Root cause — ConfidencePool::claimExpired() is callable by anyone once the grace of 180 days elapses:

// no moderator judgement on this path — it is permissionless
IAttackRegistry.ContractState state = _observePoolState();
// ...
@> if (state == IAttackRegistry.ContractState.CORRUPTED && riskWindowStart != 0) {
if (block.timestamp < expiry + MODERATOR_CORRUPTED_GRACE) {
revert AgreementCorruptedAwaitingModerator();
}
outcome = PoolStates.Outcome.CORRUPTED;
outcomeFlaggedAt = riskWindowEnd;
@> corruptedReserve = snapshotTotalStaked + snapshotTotalBonus; // the WHOLE pool
claimsStarted = true; // claimCorrupted() -> recoveryAddress
emit OutcomeFlagged(address(0), PoolStates.Outcome.CORRUPTED, false, address(0));
return;
}

The CORRUPTED state it trusts is set by the sponsor, in the parent AttackRegistry:

// AttackRegistry._registerAgreement — the sponsor's own requestUnderAttack makes them the moderator
@> attackModerator: agreementOwner,
// AttackRegistry.markCorrupted — onlyAttackModerator, and NO proof of any exploit is required
function markCorrupted(address agreementAddress) external onlyAttackModerator(agreementAddress) {
ContractState currentState = _getAgreementState(agreementAddress);
if (currentState != ContractState.UNDER_ATTACK && currentState != ContractState.PROMOTION_REQUESTED) {
revert AttackRegistry__InvalidState(currentState);
}
@> s_agreementInfo[agreementAddress].corrupted = true;
}

And ConfidencePoolFactory::createPool() guarantees the sponsor and the attack-moderator are the same account:

@> if (IAgreement(agreement).owner() != msg.sender) revert UnauthorizedCreator();

Why this is not the accepted §6 / §11 trust assumption

The design anticipates some staker loss on this path, but not this one:

  • §6's justification for the loss does not hold here. §6 keeps the scope-blind backstop because "the inverse default (principal-returning EXPIRED) is not strictly safer — it would let genuine in-scope corruption escape punishment." That reasoning presumes a real breach happened and was merely out of the pool's scope. In this attack no breach happens at all — the sponsor fabricates CORRUPTED — so there is no "genuine in-scope corruption" for the EXPIRED default to let escape. The single argument the design offers for accepting the loss collapses.

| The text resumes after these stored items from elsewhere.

# dusanerdeljan/stereo-depth

Measured on AMD Instinct MI355X. Metric: disparity maps/sec (stereo pairs/sec) at 1242x375 D=128, higher is better.
Workload: dtype f32

## Files before the change

### stereo-depth_amd/csrc/k_match_capture.h

```cpp
#pragma once
#include "k_capture_pixel0.h"
#include "k_match_fast.h"

namespace smx {

#ifndef SMX_CAP_TH
#define SMX_CAP_TH 24
#endif
constexpr int CAP_TH = SMX_CAP_TH;
constexpr int CAP_TH_SMALL = 8;

template <int TH, int PR, int PK16>
__global__ __launch_bounds__(64 * FA_WAVES, SMX_FA_OCC) void k_match_capture(MatchParams p) {
    constexpr int WGCOLS = FA_WGCOLS;
    constexpr int ND = PR - WGCOLS + 1;
    const BlockIdx3 blk = xcd_block_index();
    const int b = blk.z;
    if (p.gate == 1 && p.flags[b] == p.epoch) return;
    if (p.gate == 2 && p.flags[b] != p.epoch) return;

    extern __shared__ __attribute__((aligned(16))) unsigned short fsmem[];
    unsigned short *Lt = fsmem;
    unsigned short *Rt = fsmem + (TH + 22) * FA_PL;
    unsigned *bits = (unsigned *)(Rt + (TH + 22) * PR);
    const int BW = fast_bitwords(p.Dd);

    const int tid = threadIdx.x, lane = tid & 63, wv = tid >> 6;
    const int h = p.h, w = p.w, Dd = p.Dd;
    const int cwg0 = blk.x * FA_WAVES * FA_VALID;
    const int cw0 = cwg0 + wv * FA_VALID;
    const int wcol = wv * FA_VALID;
    const bool active = cw0 < w;
    const int x0 = blk.y * TH;
    const int col = cw0 - FA_HALO + lane;
    const float *Lp = p.Ld + (size_t)b * h * w;
    const float *Rp = p.Rd + (size_t)b * h * w;
    const float unit = p.unit;

    FastLane ln;
    ln.xch = (float *)(bits + FA_WAVES * BW) + wv * FA_XCH_FLOATS;
    ln.c255 = (unsigned)(255.0f * unit);
    ln.inv = 1.0f / (unit * unit * unit);
    ln.store_ok = active && lane >= FA_HALO && lane < FA_HALO + FA_VALID && col < w;
    ln.rows_ok = min(TH, h - x0);
    ln.plane = (size_t)p.B * h * w;
    ln.row0 = ((size_t)b * h + x0) * w;
    ln.colidx = ln.store_ok ? col : 0;
    ln.lptr = Lt + wcol + lane;

    fast_stage<(WGCOLS + 63) / 64, FA_WAVES>(Lt, FA_PL, Lp, h, w, x0 - FA_HALO, cwg0 - FA_HALO, TH + 22, WGCOLS, unit, wv, lane);
    for (int e = tid; e < FA_WAVES * BW; e += 64 * FA_WAVES) bits[e] = 0u;
    __syncthreads();

    unsigned upk[(TH + 1) / 2], vpk[(TH + 1) / 2];
#pragma unroll
    for (int o = 0; o < (TH + 1) / 2; ++o) { upk[o] = 0u; vpk[o] = 0u; }
    const bool all_needed = Dd > FA_BITWORDS * 32;
    unsigned *wbits = bits + wv * BW;
    const int left_ok = __builtin_amdgcn_update_dpp(0, ln.store_ok ? 1 : 0, 0x138, 0xf, 0xf, false);
#pragma unroll
    for (int o = 0; o < TH; ++o) {
        unsigned U = 0xffffu, V = 0xffffu;
        int u = -1, us = -1;
        bool has_succ = false;
        size_t pix = 0;
        if (ln.store_ok && o < ln.rows_ok) {
            pix = ln.row0 + (size_t)o * w + ln.colidx;
            u = (int)p.wta[pix];
            has_succ = (size_t)(x0 + o) * w + ln.colidx + 1 < (size_t)h * w;
            us = has_succ ? (int)p.wta[pix + 1] : -1;
        }
        const int lu = __builtin_amdgcn_update_dpp(-2, u, 0x138, 0xf, 0xf, false);
        const bool dup = left_ok && lu == u && us == u;
        if (ln.store_ok && o < ln.rows_ok) {
            U = (unsigned)u;
            if (has_succ) V = (unsigned)(2 * Dd - us);
            if (!all_needed && !dup) {
#pragma unroll
                for (int dl = -1; dl <= 1; ++dl) {
                    const int t = u + dl;
                    if (t <= Dd) { const int i = t == Dd ? 0 : t; atomicOr(&wbits[i], 1u << o); }
                    const int ts = us + dl;
                    if (has_succ && ts > Dd && ts <= 2 * Dd) { const int i = 2 * Dd - ts; atomicOr(&wbits[i], 1u << o); }
                }
            }
        }
        upk[o >> 1] |= U << (16 * (o & 1));
        vpk[o >> 1] |= V << (16 * (o & 1));
    }

    auto stage_right = [&](int d0, int nd) {
        __syncthreads();
        const int cbase = cwg0 - FA_HALO - (p.dmin + d0 + nd - 1);
        fast_stage<(PR + 63) / 64, FA_WAVES>(Rt, PR, Rp, h, w, x0 - FA_HALO, cbase, TH + 22, WGCOLS + nd - 1, unit, wv, lane);
        __syncthreads();
    };

    float best[TH];
    int arg[TH];
    for (int d0 = 0; d0 < Dd; d0 += ND) {
        const int nd = min(ND, Dd - d0);
        stage_right(d0, nd);
        if (active) {
            const unsigned *mybits = bits + wv * BW;
            auto march = [&](int dda, int ddb, unsigned rows) {
                const int ia = d0 + dda, ib = d0 + ddb;
                ln.rptr = Rt + wcol + lane + (nd - 1 - dda);
                fast_pass_pair<TH, PR, false, PK16, 2>(p, ln, ia, false, best, arg, Rt + wcol + lane + (nd - 1 - ddb), ib, upk,
                                                       ia == 0 ? Dd : -0x40000000, 0, 0, 0, vpk, nullptr, rows);
            };
            int pend = -1;
            unsigned pend_rows = 0u;
            SMX_FOR_EACH_NEEDED(mybits + d0, 0, nd, all_needed, lane, dd, rows, {
                if (pend < 0) { pend = dd; pend_rows = rows; }
                else { march(pend, dd, pend_rows | rows); pend = -1; }
            })
            if (pend >= 0) march(pend, pend, pend_rows);
        }
    }
    if (blk.x == 0 && blk.y == 0) {
        __syncthreads();
        capture_pixel0_body(p, b, (float *)fsmem, 64 * FA_WAVES);
    }
}
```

  • §11 trusts the DAO registry, not the sponsor. §11 treats the SafeHarborRegistry / AttackRegistry as a "trusted, protocol-DAO-controlled singleton." But the per-agreement CORRUPTED transition is not produced by that trusted infrastructure — it is produced by the agreement's attackModerator, which AttackRegistry sets to the agreement owner (the sponsor), an adversary with respect to stakers. The pool treats an adversary-controlled input as trusted proof of a breach.

  • §10 assumes a moderator in the loop. §10 documents that recoveryAddress receives the pool under bad-faith CORRUPTED, but through the DAO outcome-moderator's judgement. The permissionless backstop has no such judgement, so it lets a single account both fabricate the CORRUPTED state and receive the funds — a self-dealing composition none of the documented flows contemplate together.

Risk

Likelihood:

  • The sponsor points recoveryAddress at their own wallet and, once the DAO approves attack mode for their agreement (the normal, expected lifecycle step), calls markCorrupted() on their own agreement with no exploit — they are the attack-moderator by construction, so this lever is in their hands for every pool they sponsor.

  • The DAO outcome-moderator stays unavailable across the full expiry + 180 day window — the exact condition the design itself treats as the trigger for the permissionless backstop, which the sponsor engineers by timing markCorrupted and the pool expiry.

Impact:

  • Total, permanent loss of all staked principal and contributed bonus in the pool.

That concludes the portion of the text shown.